──────── EXTRACTED MATERIAL

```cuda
__device__ __forceinline__ uint64_t make_smem_desc_sw128(uint32_t smem_addr, uint32_t lbo_bytes, uint32_t sbo_bytes) {
  uint64_t d = 0;
  d |= (uint64_t)((smem_addr >> 4) & 0x3FFFu);
  d |= (uint64_t)((lbo_bytes >> 4) & 0x3FFFu) << 16;
  d |= (uint64_t)((sbo_bytes >> 4) & 0x3FFFu) << 32;
  d |= (uint64_t)1 << 62;
  return d;
}

}
```

univl_b200/csrc/gemm_wgmma.cu:

```cuda
#include "common.cuh"
#include "tmap.cuh"
#include "wgmma.cuh"

#include <stdio.h>

namespace univl {

enum GemmEpilogue : int {
  EPI_BIAS_BF16 = 0,
  EPI_BIAS_GELU_BF16 = 1,
  EPI_GELU_BWD_BF16 = 2,
  EPI_ADD_BF16 = 3,
  EPI_BIAS_F32 = 4,
  EPI_ATOMIC_F32 = 5,
};

struct GemmParams {
  int M, N, Kc;
  int k_blocks_per_split;
  int epilogue;
  float alpha;
  void* out;
  long long ldo;
  const float* bias;
  const bf16* aux_in;
  long long ld_aux_in;
  bf16* aux_out;
  long long ld_aux_out;
  int vec2;
  float* part;
};

constexpr int BLOCK_M = 128;
constexpr int BLOCK_K = 64;
constexpr int GEMM_THREADS = 384;
constexpr int PLAN_SMS = 132;

template <int BLOCK_N, int STAGES>
struct GemmSmem {
  static constexpr int A_BYTES = BLOCK_M * BLOCK_K * 2;
  static constexpr int B_BYTES = BLOCK_N * BLOCK_K * 2;
  static constexpr int STAGE_BYTES = A_BYTES + B_BYTES;
  static constexpr int BAR_OFFSET = STAGES * STAGE_BYTES;
  static constexpr int TOTAL = BAR_OFFSET + 2 * STAGES * 8;
  static constexpr int DYN_BYTES = TOTAL + 1024;
  static_assert(DYN_BYTES <= 227 * 1024, "shared memory per block");
};

struct WorkItem {
  int m0, n0, kb_begin, num_kb;
};
__device__ __forceinline__ WorkItem decode_work(int w, int m_tiles, int n_tiles, int total_kb, int kb_per, int bn) {
  const int tiles = m_tiles * n_tiles;
  const int split = w / tiles;
  const int rem = w - split * tiles;
  int m_blk, n_blk;
  if (kb_per >= total_kb) {
    m_blk = rem / n_tiles;
    n_blk = rem - m_blk * n_tiles;
  } else {
    n_blk = rem / m_tiles;
    m_blk = rem - n_blk * m_tiles;
  }
  WorkItem it;
  it.m0 = m_blk * BLOCK_M;
  it.n0 = n_blk * bn;
  it.kb_begin = split * kb_per;
  it.num_kb = min(total_kb, it.kb_begin + kb_per) - it.kb_begin;
  return it;
}

__device__ __forceinline__ void epi_pair(const GemmParams& p, int split, int row, int col, float v0, float v1) {
  if (row >= p.M || col >= p.N) return;
  const bool two = col + 1 < p.N;
  const bool vec = two && p.vec2;
  const int epi = p.epilogue;
  v0 *= p.alpha;
  v1 *= p.alpha;
  if (p.bias != nullptr && (epi == EPI_BIAS_BF16 || epi == EPI_BIAS_GELU_BF16 || epi == EPI_BIAS_F32)) {
    v0 += __ldg(p.bias + col);
    if (two) v1 += __ldg(p.bias + col + 1);
  }
  if (epi == EPI_ATOMIC_F32 && p.part != nullptr) {
    float* o = p.part + ((long long)split * p.M + row) * p.N + col;
    if (two && (p.N & 1) == 0) *reinterpret_cast<float2*>(o) = make_float2(v0, v1);
    else {
      o[0] = v0;
      if (two) o[1] = v1;
    }
    return;
  }
  if (epi == EPI_ATOMIC_F32 || epi == EPI_BIAS_F32) {
    float* o = reinterpret_cast<float*>(p.out) + (long long)row * p.ldo + col;
    if (epi == EPI_ATOMIC_F32) {
      if (vec) {
        float2 a = *reinterpret_cast<float2*>(o);
        *reinterpret_cast<float2*>(o) = make_float2(a.x + v0, a.y + v1);
      } else {
        o[0] += v0;
        if (two) o[1] += v1;
      }
    } else {
      if (vec) *reinterpret_cast<float2*>(o) = make_float2(v0, v1);
      else {
        o[0] = v0;
        if (two) o[1] = v1;
      }
    }
    return;
  }
  if (epi == EPI_GELU_BWD_BF16 || epi == EPI_ADD_BF16) {
    const bf16* a = p.aux_in + (long long)row * p.ld_aux_in + col;
    float x0, x1 = 0.f;
    if (vec) {
      const float2 f = unpack_bf16x2(*reinterpret_cast<const uint32_t*>(a));
      x0 = f.x;
      x1 = f.y;
    } else {
      x0 = __bfloat162float(a[0]);
      if (two) x1 = __bfloat162float(a[1]);
    }
    if (epi == EPI_GELU_BWD_BF16) {
      v0 *= gelu_erf_grad(x0);
      v1 *= gelu_erf_grad(x1);
    } else {
      v0 += x0;
      v1 += x1;
    }
  }
  if (epi == EPI_BIAS_GELU_BF16) {
    bf16* ao = p.aux_out + (long long)row * p.ld_aux_out + col;
    if (vec) *reinterpret_cast<uint32_t*>(ao) = pack_bf16x2(v0, v1);
    else {
      ao[0] = __float2bfloat16(v0);
      if (two) ao[1] = __float2bfloat16(v1);
    }
    v0 = gelu_erf(v0);
    v1 = gelu_erf(v1);
  }
  bf16* o = reinterpret_cast<bf16*>(p.out) + (long long)row * p.ldo + col;
  if (vec) *reinterpret_cast<uint32_t*>(o) = pack_bf16x2(v0, v1);
  else {
    o[0] = __float2bfloat16(v0);
    if (two) o[1] = __float2bfloat16(v1);
  }
}

constexpr int EPI_CHUNK = 8;
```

────────────────

--- WHAT YOU HAVE TO DO ---
An exact copy of all the material is what is needed.

--- ANSWER TO THIS PROBLEM ---
```cuda
__device__ __forceinline__ uint64_t make_smem_desc_sw128(uint32_t smem_addr, uint32_t lbo_bytes, uint32_t sbo_bytes) {
  uint64_t d = 0;
  d |= (uint64_t)((smem_addr >> 4) & 0x3FFFu);
  d |= (uint64_t)((lbo_bytes >> 4) & 0x3FFFu) << 16;
  d |= (uint64_t)((sbo_bytes >> 4) & 0x3FFFu) << 32;
  d |= (uint64_t)1 << 62;
  return d;
}

}
```

univl_b200/csrc/gemm_wgmma.cu:

```cuda
#include "common.cuh"
#include "tmap.cuh"
#include "wgmma.cuh"

#include <stdio.h>

namespace univl {

enum GemmEpilogue : int {
  EPI_BIAS_BF16 = 0,
  EPI_BIAS_GELU_BF16 = 1,
  EPI_GELU_BWD_BF16 = 2,
  EPI_ADD_BF16 = 3,
  EPI_BIAS_F32 = 4,
  EPI_ATOMIC_F32 = 5,
};

struct GemmParams {
  int M, N, Kc;
  int k_blocks_per_split;
  int epilogue;
  float alpha;
  void* out;
  long long ldo;
  const float* bias;
  const bf16* aux_in;
  long long ld_aux_in;
  bf16* aux_out;
  long long ld_aux_out;
  int vec2;
  float* part;
};

constexpr int BLOCK_M = 128;
constexpr int BLOCK_K = 64;
constexpr int GEMM_THREADS = 384;
constexpr int PLAN_SMS = 132;

template <int BLOCK_N, int STAGES>
struct GemmSmem {
  static constexpr int A_BYTES = BLOCK_M * BLOCK_K * 2;
  static constexpr int B_BYTES = BLOCK_N * BLOCK_K * 2;
  static constexpr int STAGE_BYTES = A_BYTES + B_BYTES;
  static constexpr int BAR_OFFSET = STAGES * STAGE_BYTES;
  static constexpr int TOTAL = BAR_OFFSET + 2 * STAGES * 8;
  static constexpr int DYN_BYTES = TOTAL + 1024;
  static_assert(DYN_BYTES <= 227 * 1024, "shared memory per block");
};

struct WorkItem {
  int m0, n0, kb_begin, num_kb;
};
__device__ __forceinline__ WorkItem decode_work(int w, int m_tiles, int n_tiles, int total_kb, int kb_per, int bn) {
  const int tiles = m_tiles * n_tiles;
  const int split = w / tiles;
  const int rem = w - split * tiles;
  int m_blk, n_blk;
  if (kb_per >= total_kb) {
    m_blk = rem / n_tiles;
    n_blk = rem - m_blk * n_tiles;
  } else {
    n_blk = rem / m_tiles;
    m_blk = rem - n_blk * m_tiles;
  }
  WorkItem it;
  it.m0 = m_blk * BLOCK_M;
  it.n0 = n_blk * bn;
  it.kb_begin = split * kb_per;
  it.num_kb = min(total_kb, it.kb_begin + kb_per) - it.kb_begin;
  return it;
}

__device__ __forceinline__ void epi_pair(const GemmParams& p, int split, int row, int col, float v0, float v1) {
  if (row >= p.M || col >= p.N) return;
  const bool two = col + 1 < p.N;
  const bool vec = two && p.vec2;
  const int epi = p.epilogue;
  v0 *= p.alpha;
  v1 *= p.alpha;
  if (p.bias != nullptr && (epi == EPI_BIAS_BF16 || epi == EPI_BIAS_GELU_BF16 || epi == EPI_BIAS_F32)) {
    v0 += __ldg(p.bias + col);
    if (two) v1 += __ldg(p.bias + col + 1);
  }
  if (epi == EPI_ATOMIC_F32 && p.part != nullptr) {
    float* o = p.part + ((long long)split * p.M + row) * p.N + col;
    if (two && (p.N & 1) == 0) *reinterpret_cast<float2*>(o) = make_float2(v0, v1);
    else {
      o[0] = v0;
      if (two) o[1] = v1;
    }
    return;
  }
  if (epi == EPI_ATOMIC_F32 || epi == EPI_BIAS_F32) {
    float* o = reinterpret_cast<float*>(p.out) + (long long)row * p.ldo + col;
    if (epi == EPI_ATOMIC_F32) {
      if (vec) {
        float2 a = *reinterpret_cast<float2*>(o);
        *reinterpret_cast<float2*>(o) = make_float2(a.x + v0, a.y + v1);
      } else {
        o[0] += v0;
        if (two) o[1] += v1;
      }
    } else {
      if (vec) *reinterpret_cast<float2*>(o) = make_float2(v0, v1);
      else {
        o[0] = v0;
        if (two) o[1] = v1;
      }
    }
    return;
  }
  if (epi == EPI_GELU_BWD_BF16 || epi == EPI_ADD_BF16) {
    const bf16* a = p.aux_in + (long long)row * p.ld_aux_in + col;
    float x0, x1 = 0.f;
    if (vec) {
      const float2 f = unpack_bf16x2(*reinterpret_cast<const uint32_t*>(a));
      x0 = f.x;
      x1 = f.y;
    } else {
      x0 = __bfloat162float(a[0]);
      if (two) x1 = __bfloat162float(a[1]);
    }
    if (epi == EPI_GELU_BWD_BF16) {
      v0 *= gelu_erf_grad(x0);
      v1 *= gelu_erf_grad(x1);
    } else {
      v0 += x0;
      v1 += x1;
    }
  }
  if (epi == EPI_BIAS_GELU_BF16) {
    bf16* ao = p.aux_out + (long long)row * p.ld_aux_out + col;
    if (vec) *reinterpret_cast<uint32_t*>(ao) = pack_bf16x2(v0, v1);
    else {
      ao[0] = __float2bfloat16(v0);
      if (two) ao[1] = __float2bfloat16(v1);
    }
    v0 = gelu_erf(v0);
    v1 = gelu_erf(v1);
  }
  bf16* o = reinterpret_cast<bf16*>(p.out) + (long long)row * p.ldo + col;
  if (vec) *reinterpret_cast<uint32_t*>(o) = pack_bf16x2(v0, v1);
  else {
    o[0] = __float2bfloat16(v0);
    if (two) o[1] = __float2bfloat16(v1);
  }
}

constexpr int EPI_CHUNK = 8;
```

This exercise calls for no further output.